Artificial intelligence (AI) software could be a valuable tool for radiologists reading chest CT exams, particularly in identifying often-underreported cardiovascular findings, according to research published online March 10 in Academic Radiology.
Researchers led by Dr. Basel Yacoub of the Medical University of South Carolina retrospectively applied a commercial AI software application to analyze chest CT exams from 100 patients and then compared the results to the original radiology report. They found that AI had superior diagnostic performance for identifying aortic dilatation and coronary artery calcium (CAC).
"We expect that adding AI to radiology reporting will translate into improved interpretation and increased confidence with shorter reading time, ultimately reducing burnout among radiologists," the authors wrote.
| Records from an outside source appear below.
template <typename NRD, int NACC, bool FIXUP>
__global__ __launch_bounds__(kThreads) void k_doublet_generic(PileupView pv, const float* __restrict__ g,
                                                              const double* __restrict__ gp0,
                                                              const double* __restrict__ lut,
                                                              const double* __restrict__ alpha,
                                                              const int32_t* __restrict__ sched, int32_t V, int32_t A,
                                                              int32_t A_pad, int32_t TP, double* __restrict__ grid,
                                                              double* __restrict__ l00,
                                                              uint8_t* __restrict__ flagged) {
  if (FIXUP && !flags_any(flagged)) return;
  __shared__ double s_lut[kTab2];
  __shared__ double s_pG[kThreads * 9];
  __shared__ int32_t s_snp[32];
  __shared__ uint32_t s_cnt[32];
  __shared__ int64_t s_off[32];

  const int t = threadIdx.x;
  stage_k2_tables(s_lut, lut, t, kThreads);
  const double* s_log = s_lut + kLut2;
  for (int32_t bx = (int32_t)blockIdx.x; bx < pv.B; bx += (int32_t)gridDim.x) {
  if (FIXUP && !flagged[sched[bx]]) continue;
  const int32_t cell = sched[bx];
  const int64_t p_beg = pv.cell_pair_off[cell];
  const int64_t np = pv.cell_pair_off[cell + 1] - p_beg;
  int64_t rd_base = pv.cell_read_off[cell];
  const NRD* __restrict__ nrd = (const NRD*)pv.pair_nrd;

  const int ti1 = t / A_pad, n1 = t % A_pad;
  const bool lane1 = (ti1 < TP) && (n1 < A);
  double wA[9], wR[9];
  {
    const double al = lane1 ? alpha[n1] : 0.0;
#pragma unroll
    for (int l = 0; l < 3; ++l)
#pragma unroll
      for (int m = 0; m < 3; ++m) {
        const double p = 0.5 * l + (m - l) * 0.5 * al;
        wA[l * 3 + m] = p;
        wR[l * 3 + m] = 1.0 - p;
      }
  }

  const int32_t nAB = V * V * A;
  const int32_t nacc = nAB + A;
  const int32_t q0 = (int32_t)blockIdx.y * NACC * kThreads;
  bool ok = true;
  uint32_t code[NACC];
  double acc[NACC];
#pragma unroll
  for (int i = 0; i < NACC; ++i) {
    const int32_t q = q0 + t + i * kThreads;
    acc[i] = 0.0;
    if (q < nAB) {
      const int32_t n = q % A, jk = q / A;
      code[i] = ((uint32_t)(jk / V) << 20) | ((uint32_t)(jk % V) << 8) | (uint32_t)n;
    } else if (q < nacc) {
      code[i] = (0xFFFu << 20) | (uint32_t)(q - nAB);
    } else {
      code[i] = ~0u;
    }
  }
  __syncthreads();

  for (int64_t base = 0; base < np; base += TP) {
    const int tp = (int)min((int64_t)TP, np - base);
    if (t < 32) {
      const bool v = t < tp;
      const uint32_t n = v ? (uint32_t)nrd[p_beg + base + t] : 0u;
      uint32_t incl = n;
#pragma unroll
      for (int d = 1; d < 32; d <<= 1) {
        const uint32_t y = __shfl_up(incl, d, 32);
        if (t >= d) incl += y;
      }
      if (v) {
        s_cnt[t] = n;
        s_off[t] = rd_base + (int64_t)(incl - n);
        s_snp[t] = pv.pair_snp ? pv.pair_snp[p_beg + base + t] : (int32_t)(base + t);
      }
    }
    __syncthreads();
    rd_base = s_off[tp - 1] + (int64_t)s_cnt[tp - 1];

    {
      const bool on = lane1 && ti1 < tp;
      const uint32_t cnt = on ? s_cnt[ti1] : 0u;
      const int64_t off = on ? s_off[ti1] : 0;
      const uint32_t rd4 = load_rd4(pv, off, cnt);
      double pG[9];
      const double mx = pair_values_open<9, 0, true>(pv, cnt, off, rd4, s_lut, wA, wR, n1, pG, nullptr, on, A_pad);
      if (on) {
        const double y = rcp_refined(mx);
#pragma unroll
        for (int i = 0; i < 9; ++i) s_pG[(ti1 * A + n1) * 9 + i] = div_by(pG[i], mx, y);
      }
    }
    __syncthreads();

    for (int ti = 0; ti < tp; ++ti) {
      const int32_t snp = s_snp[ti];
      const float* __restrict__ grow = g + (size_t)snp * V * 3;
      const double* __restrict__ g0 = gp0 + (size_t)snp * 3;
#pragma unroll
      for (int i = 0; i < NACC; ++i) {
        const uint32_t cd = code[i];
        if (cd == ~0u) continue;
        const int32_t j = (cd >> 20) & 0xFFF, k = (cd >> 8) & 0xFFF, n = cd & 0xFF;
        double a[3], b[3];
        if (j == 0xFFF) {
          a[0] = b[0] = g0[0]; a[1] = b[1] = g0[1]; a[2] = b[2] = g0[2];
        } else {
          a[0] = (double)grow[j * 3]; a[1] = (double)grow[j * 3 + 1]; a[2] = (double)grow[j * 3 + 2];
          b[0] = (double)grow[k * 3]; b[1] = (double)grow[k * 3 + 1]; b[2] = (double)grow[k * 3 + 2];
        }
        const double* P = &s_pG[(ti * A + n) * 9];
        double sum = 0.0;
#pragma unroll
        for (int l = 0; l < 3; ++l)
#pragma unroll
          for (int m = 0; m < 3; ++m) sum += ((a[l] * b[m]) * P[l * 3 + m]);
        if (!FIXUP) ok &= __builtin_amdgcn_class(sum, 0x100);
        acc[i] += FIXUP ? log(sum) : dmx_log2_fast(sum, s_log);
      }
    }
    __syncthreads();
  }

#pragma unroll
  for (int i = 0; i < NACC; ++i) {
    const int32_t q = q0 + t + i * kThreads;
    if (q < nAB) grid[(size_t)cell * nAB + q] = acc[i];
    else if (q < nacc) l00[(size_t)cell * A + (q - nAB)] = acc[i];
  }
  if (!FIXUP && !ok) flag_cell(flagged, cell);
  __syncthreads();
  }
}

The researchers applied the AI-Rad Companion (Siemens Healthineers) software to 100 consecutive patients who received noncontrast chest CT exams at their institution. They then compared the algorithm's performance for identifying five findings -- pulmonary lesions, emphysema, aortic dilatation, CAC, and vertebral compression fractures -- with the original radiology reports signed by attending cardiothoracic radiologists.
The AI findings and the radiology report were then compared with a consensus reading by two board-certified radiologists with cardiothoracic radiology experience of eight and 10 years, respectively.
Performance of AI on noncontrast chest CT exams | ||||||
Sensitivity | Specificity | Area under the curve | ||||
AI | Radiology report | AI | Radiology report | AI | Radiology report | |
Pulmonary lesions | 92.8% | 97.6% | 82.4% | 100% | 0.88 | 0.99 |
Emphysema | 80.6% | 74.2% | 66.7% | 97.1% | 0.74 | 0.86 |
Aortic dilatation | 96.3% | 25.9% | 81.4% | 100% | 0.89 | 0.63 |
CAC | 89.8% | 75.4% | 100% | 94.9% | 0.95 | 0.85 |
Vertebral compression fractures | 100% | 100% | 63.7% | 100% | 0.82 | 1.00 |
The better results for AI in identifying aortic dilatation and CAC were statistically significant (p < 0.001 and p = 0.005, respectively). The radiology reports also showed that the interpreting radiologist outperformed the AI in identifying pulmonary lesions and vertebral compression fractures (p = 0.024 and p < 0.001, respectively). The performances were statistically comparable for identifying pulmonary emphysema (p = 0.064).
The retrospective evaluation confirmed the significant added value of using AI to support diagnostic reading of chest CT exams, according to the researchers. These platforms could be beneficial for radiologists facing an increasing workload from the ever-growing number of CT exams.
"A meaningful integration of AI into the clinical environment would ensure that thoracic pathologies continue to be correctly detected and classified despite existing challenges, such as the combination of exponentially growing utilization of radiology services and the lack of growth in the number of trained radiologists," the authors wrote. "This imbalance has resulted in increasing workload and consequent higher rates of burnout."
Further improvements in diagnostic performance from training on larger datasets may enable these algorithms to be implemented in clinical radiology workflow in the near future, according to the researchers.
"This role will be focused on supporting radiologists in their practice by providing automated second-reader results made available when reporting the imaging scans," they wrote.